Preserving the Tension of Water

What are these water bugs doing in this muskeg pond and why haven’t I ever noticed them before. There must be too much grandeur in this high mountain meadow; too many stars to draw away attention. Aki still ignores them.

Watching now, I wonder how they disturb the pond surface by scurrying off without destroying the water tension that keeps them afloat. They don’t move far, just a few feet toward pond center as if they know their limits?

I’ve thought of many things as this trail lead me from meadow to meadow to forest and this pond: the battle between grass and muskeg made possible by man’s disturbing presence; how the thick loads of maturing spruce cones have assumed the color of dead needles; whether this abundance is produced by heathy trees or dying ones throwing their last strength into one last toss of the evolutionary dice; how beautiful the blue berries look when flooded in morning light. It’s easier to deal with the water bugs, the apparent masters of their three square meters of universe.

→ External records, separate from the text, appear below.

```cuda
#pragma unroll
      for (int sb = 0; sb < kBlocksPerTile; ++sb) {
        const int cb = n_blk * I::kBlockN + sb * 64;
        const bool res_here = do_res && cb >= p.res_col_begin && cb < p.res_col_begin + p.res_cols;
        const bool aux_here = I::kRes && (res_here || bnb);
        const uint32_t rs = aux_here ? ablock % (uint32_t)res_stages : 0u;
        const uint32_t rphase = aux_here ? (ablock / (uint32_t)res_stages) & 1u : 0u;
        if (aux_here) {
          ++ablock;
          mbar_wait(rfull_bar + rs * 8, rphase);
        }
        const uint32_t aux0 = smem_res + (rs * aux_tiles) * I::kTileBytes;
        const uint32_t my_store = smem_store + (wg * 2 + sbuf) * (I::kOut2 ? 2 : 1) * I::kHalfBytes;
        const uint32_t my_u8 = I::kU8Alone ? my_store : smem_u8 + (uint32_t)(wg * 2 + sbuf) * (64 * 64);
        if (!do_f32) {
          if (tid == 0) tma_store_wait_read<1>();
          named_bar_sync(bar_wg, 128);
        }
        float ss[8][2], sq[8][2];
#pragma unroll
        for (int jj = 0; jj < 8; ++jj) {
          const int j = sb * 8 + jj;
          const int cl = sb * 64 + jj * 8 + cq;
          const int c = cb + jj * 8 + cq;
          float v[2][2] = {{static_cast<float>(acc[0][4 * j]), static_cast<float>(acc[0][4 * j + 1])},
                           {static_cast<float>(acc[0][4 * j + 2]), static_cast<float>(acc[0][4 * j + 3])}};
          if (do_affine) {
            const float2 sc = *reinterpret_cast<const float2*>(s_affine + cl);
            const float2 sh = *reinterpret_cast<const float2*>(s_affine + I::kBlockN + cl);
#pragma unroll
            for (int h = 0; h < 2; ++h) {
              v[h][0] = fmaf(v[h][0], sc.x, sh.x);
              v[h][1] = fmaf(v[h][1], sc.y, sh.y);
            }
          }
          if (do_relu) {
#pragma unroll
            for (int h = 0; h < 2; ++h) { v[h][0] = fmaxf(v[h][0], 0.0f); v[h][1] = fmaxf(v[h][1], 0.0f); }
          }
          if (I::kRes) {
            if (res_here) {
#pragma unroll
              for (int h = 0; h < 2; ++h) {
                const uint32_t off = sw128_off(64 * wg + rl0 + 8 * h, jj * 8 + cq);
                add_pair(v[h][0], v[h][1], ld_shared_u32(aux0 + off), f16);
                for (int pl = 1; pl < p.res_planes; ++pl)
                  add_pair(v[h][0], v[h][1], ld_shared_u32(aux0 + pl * I::kTileBytes + off), false);
              }
            }
          } else if (res_here) {
#pragma unroll
            for (int h = 0; h < 2; ++h) {
              if (!res_ok[h]) continue;
              const __nv_bfloat16* rp = p.res + res_row[h] * p.res_ld + (c - p.res_col_begin);
#pragma unroll
              for (int pl = 0; pl < 2; ++pl) {
                if (pl < p.res_planes) {
                  const uint32_t u = __ldg(reinterpret_cast<const unsigned int*>(rp + pl * p.res_plane_stride));
                  add_pair(v[h][0], v[h][1], u, f16 && pl == 0);
                }
              }
            }
          }
          if (do_f32) {
#pragma unroll
            for (int h = 0; h < 2; ++h) {
              if (!valid[h]) continue;
              float* op = p.out_f32 + out_row[h] * p.out_f32_ld + c;
              if (c < p.n_valid) op[0] = v[h][0];
              if (c + 1 < p.n_valid) op[1] = v[h][1];
            }
          } else {
            if constexpr (I::kU8) {
#pragma unroll
              for (int h = 0; h < 2; ++h)
                st_u8_pair(my_u8 + (uint32_t)(rl0 + 8 * h) * 64u + jj * 8 + cq, v[h][0], v[h][1],
                           p.u8_inv_s);
            }
#pragma unroll
            for (int h = 0; h < 2 && I::kStore16; ++h) {
              const uint32_t hi = f16 ? pack_f16x2(v[h][0], v[h][1]) : pack_bf16x2(v[h][0], v[h][1]);
              const uint32_t off = sw128_off(rl0 + 8 * h, jj * 8 + cq);
              st_shared_u32(my_store + off, hi);
              if (two_planes_t) {
                const uint32_t lo = pack_bf16x2(v[h][0] - bf16_lo_to_f(hi), v[h][1] - bf16_hi_to_f(hi));
                st_shared_u32(my_store + I::kHalfBytes + off, lo);
              }
            }
          }
          if (I::kRes && bnb) {
            const int ch = c % p.bnb_c;
            const bool drop = p.bnb_p > 0.0f;
            const uint32_t thresh = (uint32_t)(p.bnb_p * 65536.0f);
            const float inv_keep = drop ? 1.0f / (1.0f - p.bnb_p) : 1.0f;
            ss[jj][0] = ss[jj][1] = sq[jj][0] = sq[jj][1] = 0.0f;
#pragma unroll
            for (int h = 0; h < 2; ++h) {
              const uint32_t zu =
                  ld_shared_u32(aux0 + (aux_tiles - 1) * I::kTileBytes + sw128_off(64 * wg + rl0 + 8 * h, jj * 8 + cq));
              const float z2[2] = {bf16_lo_to_f(zu), bf16_hi_to_f(zu)};
              const int c0 = c & ~31;
              const unsigned long long elem0 = (unsigned long long)out_row[h] * p.out_ld + c0;
              const uint32_t key = p.bnb_seed_lo ^ (p.bnb_seed_hi * 0x7F4A7C15u) ^
                                   (p.bnb_layer * 0x632BE5ABu) ^
                                   ((uint32_t)((elem0 >> 1) >> 32) * 0x85EBCA77u);
              float m[2] = {1.0f, 1.0f};
              if (drop) {
                uint32_t hh = ((uint32_t)(elem0 >> 1) + (uint32_t)((c - c0) >> 1)) * 0x9E3779B1u + key;
                hh ^= hh >> 16; hh *= 0x85EBCA6Bu; hh ^= hh >> 13; hh *= 0xC2B2AE35u; hh ^= hh >> 16;
                m[0] = ((hh & 0xFFFFu) >= thresh) ? inv_keep : 0.0f;
                m[1] = ((hh >> 16) >= thresh) ? inv_keep : 0.0f;
              }
#pragma unroll
              for (int e = 0; e < 2; ++e) {
                const float g = __bfloat162float(__float2bfloat16_rn(v[h][e]));
                const float y = fmaf(z2[e], __ldg(p.bnb_scale + ch + e), __ldg(p.bnb_shift + ch + e));
                float dy = (valid[h] && y > 0.0f) ? g : 0.0f;
                dy *= m[e];
                ss[jj][e] += dy;
                sq[jj][e] += dy * (z2[e] - __ldg(p.bnb_mean + ch + e));
              }
            }
          } else if (do_stats) {
#pragma unroll
            for (int e = 0; e < 2; ++e) {
              const float x0 = valid[0] ? v[0][e] : 0.0f;
              const float x1 = valid[1] ? v[1][e] : 0.0f;
              ss[jj][e] = x0 + x1;
              sq[jj][e] = x0 * x0 + x1 * x1;
            }
          }
        }
        if (I::kRes && aux_here) mbar_arrive(rempty_bar + rs * 8);
        if (I::kTrain && ((I::kRes && bnb) || do_stats)) {
          slab_reduce(ss, sq, s_pair, lane, wq, bar_slab);
          if (!(wq & 1) && lane < 4) {
            float* sp = ((I::kRes && bnb) ? p.bnb_sums : p.stats) +
                        ((size_t)(m_blk * 4 + 2 * wg + (wq >> 1)) * 2) * p.n_pad + cb + 2 * lane;
#pragma unroll
            for (int jj = 0; jj < 8; ++jj) {
              sp[8 * jj] = ss[jj][0];
              sp[8 * jj + 1] = ss[jj][1];
              sp[p.n_pad + 8 * jj] = sq[jj][0];
              sp[p.n_pad + 8 * jj + 1] = sq[jj][1];
            }
          }
        }
        if (!do_f32) {
          fence_proxy_async_smem();
          named_bar_sync(bar_wg, 128);
          if (tid == 0) {
#pragma unroll
            for (int hb = 0; hb < 2; ++hb) {
              const int r = row0 + 64 * wg + 32 * hb;
              if constexpr (I::kStore16) tma_store_4d(&tmap_out, my_store + hb * 4096u, cb, r, sample, 0);
              if constexpr (I::kU8) tma_store_4d(&tmap_z, my_u8 + hb * 2048u, cb, r, sample, 0);
              if (two_planes_t) tma_store_4d(&tmap_out, my_store + I::kHalfBytes + hb * 4096u, cb, r, sample, 1);
            }
            tma_store_commit();
          }
          sbuf ^= 1u;
        }
      }
#ifdef VP3D_TIMELINE
      if (warp == 4 && lane == 0) { if (w == (int)blockIdx.x) TL(9); TL(10); }
#endif
    }
    if (tid == 0) tma_store_wait_all<0>();
#ifdef VP3D_TIMELINE
    if (warp == 4 && lane == 0) TL(11);
#endif
  }
}

static int g_pdl = -1;
static bool pdl_enabled() {
  if (g_pdl < 0) {
    const char* e = getenv("VP3D_PDL");
    g_pdl = (e && e[0] == '0') ? 0 : 1;
  }
  return g_pdl != 0;
}
void conv_gemm_set_pdl(int on) { g_pdl = on ? 1 : 0; }
bool conv_gemm_pdl_enabled() { return pdl_enabled(); }

static int conv_tiles(const ConvGemmArgs& a) {
  const int m_tiles = a.dilated ? a.samples * a.tiles_per_sample : a.tiles_per_sample;
  return m_tiles * a.n_tiles;
}

template <class I>
static cudaError_t launch_impl(const CUtensorMap& tmap_a, const CUtensorMap& tmap_w,
                               const CUtensorMap& tmap_out, const CUtensorMap& tmap_res,
                               const CUtensorMap& tmap_z, const ConvGemmArgs& args, int num_sms,
                               cudaStream_t stream) {
  auto kernel = conv_gemm_kernel<I>;
  static bool attr_set[kMaxDevices] = {};
  int dev = 0;
  cudaError_t e = cudaGetDevice(&dev);
  if (e != cudaSuccess) return e;
  if (dev < 0 || dev >= kMaxDevices) return cudaErrorInvalidDevice;
  if (!attr_set[dev]) {
    e = cudaFuncSetAttribute(kernel, cudaFuncAttributeMaxDynamicSharedMemorySize, I::kSmemBytes);
    if (e != cudaSuccess) return e;
    attr_set[dev] = true;
  }
  const int total = conv_tiles(args);
  if (total <= 0) return cudaSuccess;
  const int workers = total < num_sms ? total : num_sms;
  cudaLaunchConfig_t cfg;
  memset(&cfg, 0, sizeof(cfg));
  cfg.gridDim = dim3(workers, 1, 1);
  cfg.blockDim = dim3(384, 1, 1);
  cfg.dynamicSmemBytes = I::kSmemBytes;
  cfg.stream = stream;
  cudaLaunchAttribute attr[1];
  int n_attr = 0;
  if (pdl_enabled()) {
    attr[n_attr].id = cudaLaunchAttributeProgrammaticStreamSerialization;
    attr[n_attr].val.programmaticStreamSerializationAllowed = 1;
    ++n_attr;
  }
// ... 106 lines not shown
```

videopose3d_b200/csrc/ptx.cuh:

```cuda
#pragma once
#include <cuda.h>
#include <cuda_bf16.h>
#include <cuda_fp16.h>
#include <cuda_runtime.h>
#include <stdint.h>

namespace vp3d {

#ifndef VP3D_SPIN_LIMIT
#define VP3D_SPIN_LIMIT (1u << 27)
#endif

__device__ __forceinline__ uint32_t smem_u32(const void* p) {
  return static_cast<uint32_t>(__cvta_generic_to_shared(p));
}

__device__ __forceinline__ void griddep_wait() {
  asm volatile("griddepcontrol.wait;" ::: "memory");
}
__device__ __forceinline__ void griddep_launch_dependents() {
  asm volatile("griddepcontrol.launch_dependents;" ::: "memory");
}

__device__ __forceinline__ void mbar_init(uint32_t bar, uint32_t count) {
  asm volatile("mbarrier.init.shared::cta.b64 [%0], %1;" ::"r"(bar), "r"(count) : "memory");
}
__device__ __forceinline__ void fence_mbar_init() {
  asm volatile("fence.mbarrier_init.release.cluster;" ::: "memory");
}
__device__ __forceinline__ void mbar_expect_tx(uint32_t bar, uint32_t bytes) {
  asm volatile("mbarrier.arrive.expect_tx.shared::cta.b64 _, [%0], %1;" ::"r"(bar), "r"(bytes)
               : "memory");
}
__device__ __forceinline__ void mbar_arrive(uint32_t bar) {
  asm volatile("mbarrier.arrive.shared::cta.b64 _, [%0];" ::"r"(bar) : "memory");
}
__device__ __forceinline__ bool mbar_try_wait(uint32_t bar, uint32_t parity) {
  uint32_t ok;
  asm volatile(
      "{\n\t.reg .pred P;\n\t"
      "mbarrier.try_wait.parity.shared::cta.b64 P, [%1], %2;\n\t"
      "selp.u32 %0, 1, 0, P;\n\t}"
      : "=r"(ok)
      : "r"(bar), "r"(parity)
      : "memory");
  return ok != 0;
}
__device__ __forceinline__ void mbar_wait(uint32_t bar, uint32_t parity) {
  uint32_t spins = 0;
  while (!mbar_try_wait(bar, parity)) {
    if (++spins > VP3D_SPIN_LIMIT) __trap();
  }
}

__device__ __forceinline__ void tma_prefetch_desc(const CUtensorMap* m) {
  asm volatile("prefetch.tensormap [%0];" ::"l"(reinterpret_cast<uint64_t>(m)) : "memory");
}
__device__ __forceinline__ void tma_load_2d(const CUtensorMap* m, uint32_t bar, uint32_t dst,
                                            int c0, int c1) {
  asm volatile(
      "cp.async.bulk.tensor.2d.shared::cluster.global.mbarrier::complete_tx::bytes"
      " [%0], [%1, {%3, %4}], [%2];"
      ::"r"(dst), "l"(reinterpret_cast<uint64_t>(m)), "r"(bar), "r"(c0), "r"(c1)
      : "memory");
}
__device__ __forceinline__ void tma_load_4d(const CUtensorMap* m, uint32_t bar, uint32_t dst,
                                            int c0, int c1, int c2, int c3) {
  asm volatile(
      "cp.async.bulk.tensor.4d.shared::cluster.global.mbarrier::complete_tx::bytes"
      " [%0], [%1, {%3, %4, %5, %6}], [%2];"
      ::"r"(dst), "l"(reinterpret_cast<uint64_t>(m)), "r"(bar), "r"(c0), "r"(c1), "r"(c2), "r"(c3)
      : "memory");
}
__device__ __forceinline__ void tma_store_4d(const CUtensorMap* m, uint32_t src, int c0, int c1,
                                             int c2, int c3) {
  asm volatile(
      "cp.async.bulk.tensor.4d.global.shared::cta.bulk_group [%0, {%2, %3, %4, %5}], [%1];"
      ::"l"(reinterpret_cast<uint64_t>(m)), "r"(src), "r"(c0), "r"(c1), "r"(c2), "r"(c3)
      : "memory");
}
__device__ __forceinline__ void tma_store_commit() {
  asm volatile("cp.async.bulk.commit_group;" ::: "memory");
}
template <int N>
__device__ __forceinline__ void tma_store_wait_read() {
  asm volatile("cp.async.bulk.wait_group.read %0;" ::"n"(N) : "memory");
}
template <int N>
__device__ __forceinline__ void tma_store_wait_all() {
  asm volatile("cp.async.bulk.wait_group %0;" ::"n"(N) : "memory");
}
__device__ __forceinline__ void fence_proxy_async_smem() {
  asm volatile("fence.proxy.async.shared::cta;" ::: "memory");
}
__device__ __forceinline__ void named_bar_sync(uint32_t id, uint32_t count) {
  asm volatile("bar.sync %0, %1;" ::"r"(id), "r"(count) : "memory");
}
__device__ __forceinline__ void named_bar_arrive(uint32_t id, uint32_t count) {
  asm volatile("bar.arrive %0, %1;" ::"r"(id), "r"(count) : "memory");
}

__device__ __forceinline__ uint64_t make_gmma_desc_sw128(uint32_t smem_addr, uint32_t lbo_bytes,
                                                         uint32_t sbo_bytes) {
  uint64_t d = 0;
  d |= static_cast<uint64_t>((smem_addr & 0x3FFFFu) >> 4);
  d |= static_cast<uint64_t>((lbo_bytes >> 4) & 0x3FFFu) << 16;
  d |= static_cast<uint64_t>((sbo_bytes >> 4) & 0x3FFFu) << 32;
  d |= static_cast<uint64_t>(1) << 62;
  return d;
}
__device__ __forceinline__ void wgmma_fence() {
  asm volatile("wgmma.fence.sync.aligned;" ::: "memory");
}
__device__ __forceinline__ void wgmma_commit() {
  asm volatile("wgmma.commit_group.sync.aligned;" ::: "memory");
}
template <int N>
__device__ __forceinline__ void wgmma_wait() {
  asm volatile("wgmma.wait_group.sync.aligned %0;" ::"n"(N) : "memory");
}
template <int R>
__device__ __forceinline__ void wgmma_fence_operands(float (&d)[R]) {
#pragma unroll
  for (int i = 0; i < R; ++i) asm volatile("" : "+f"(d[i])::"memory");
}

__device__ __forceinline__ void wgmma_m64n64_bf16(float (&d)[32], uint64_t da, uint64_t db,
                                                  uint32_t accumulate) {
  asm volatile(
      "{\n\t.reg .pred p;\n\tsetp.ne.b32 p, %34, 0;\n\t"
      "wgmma.mma_async.sync.aligned.m64n64k16.f32.bf16.bf16 {%0, %1, %2, %3, %4, %5, %6, %7, %8, %9, %10, %11, %12, %13, %14, %15, %16, %17, %18, %19, %20, %21, %22, %23, %24, %25, %26, %27, %28, %29, %30, %31}, %32, %33, p, 1, 1, 0, 0;\n\t}"
      : "+f"(d[0]), "+f"(d[1]), "+f"(d[2]), "+f"(d[3]), "+f"(d[4]), "+f"(d[5]), "+f"(d[6]), "+f"(d[7]), "+f"(d[8]), "+f"(d[9]), "+f"(d[10]), "+f"(d[11]), "+f"(d[12]), "+f"(d[13]), "+f"(d[14]), "+f"(d[15]), "+f"(d[16]), "+f"(d[17]), "+f"(d[18]), "+f"(d[19]), "+f"(d[20]), "+f"(d[21]), "+f"(d[22]), "+f"(d[23]), "+f"(d[24]), "+f"(d[25]), "+f"(d[26]), "+f"(d[27]), "+f"(d[28]), "+f"(d[29]), "+f"(d[30]), "+f"(d[31])
      : "l"(da), "l"(db), "r"(accumulate));
}

__device__ __forceinline__ void wgmma_m64n64_f16(float (&d)[32], uint64_t da, uint64_t db,
                                                  uint32_t accumulate) {
  asm volatile(
      "{\n\t.reg .pred p;\n\tsetp.ne.b32 p, %34, 0;\n\t"
      "wgmma.mma_async.sync.aligned.m64n64k16.f32.f16.f16 {%0, %1, %2, %3, %4, %5, %6, %7, %8, %9, %10, %11, %12, %13, %14, %15, %16, %17, %18, %19, %20, %21, %22, %23, %24, %25, %26, %27, %28, %29, %30, %31}, %32, %33, p, 1, 1, 0, 0;\n\t}"
      : "+f"(d[0]), "+f"(d[1]), "+f"(d[2]), "+f"(d[3]), "+f"(d[4]), "+f"(d[5]), "+f"(d[6]), "+f"(d[7]), "+f"(d[8]), "+f"(d[9]), "+f"(d[10]), "+f"(d[11]), "+f"(d[12]), "+f"(d[13]), "+f"(d[14]), "+f"(d[15]), "+f"(d[16]), "+f"(d[17]), "+f"(d[18]), "+f"(d[19]), "+f"(d[20]), "+f"(d[21]), "+f"(d[22]), "+f"(d[23]), "+f"(d[24]), "+f"(d[25]), "+f"(d[26]), "+f"(d[27]), "+f"(d[28]), "+f"(d[29]), "+f"(d[30]), "+f"(d[31])
      : "l"(da), "l"(db), "r"(accumulate));
}
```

Later in the day I fish for salmon in Favorite Passage. We troll for two hours and catch one cod fish but no salmon. Then a pod of Dall Porpoise surround our boat, each black and white muscular bullet half flying out of the water. They don’t break the surface, merely rise and don a inch thick coat of water before submerging to continue the hunt. While they surround us a silver takes the Captian’s herring and we land a fine male silver salmon. The porpoise lasts long enough for us to boat another silver before returning to the dock.

Gasteneau Channel is almost flooded by tide on our way home. Only a long slip strip of one island remains, covered with several thousand perfectly white gulls shinning in late afternoon sun. In seconds the birds forms a quick moving cloud as their sanctuary disappears.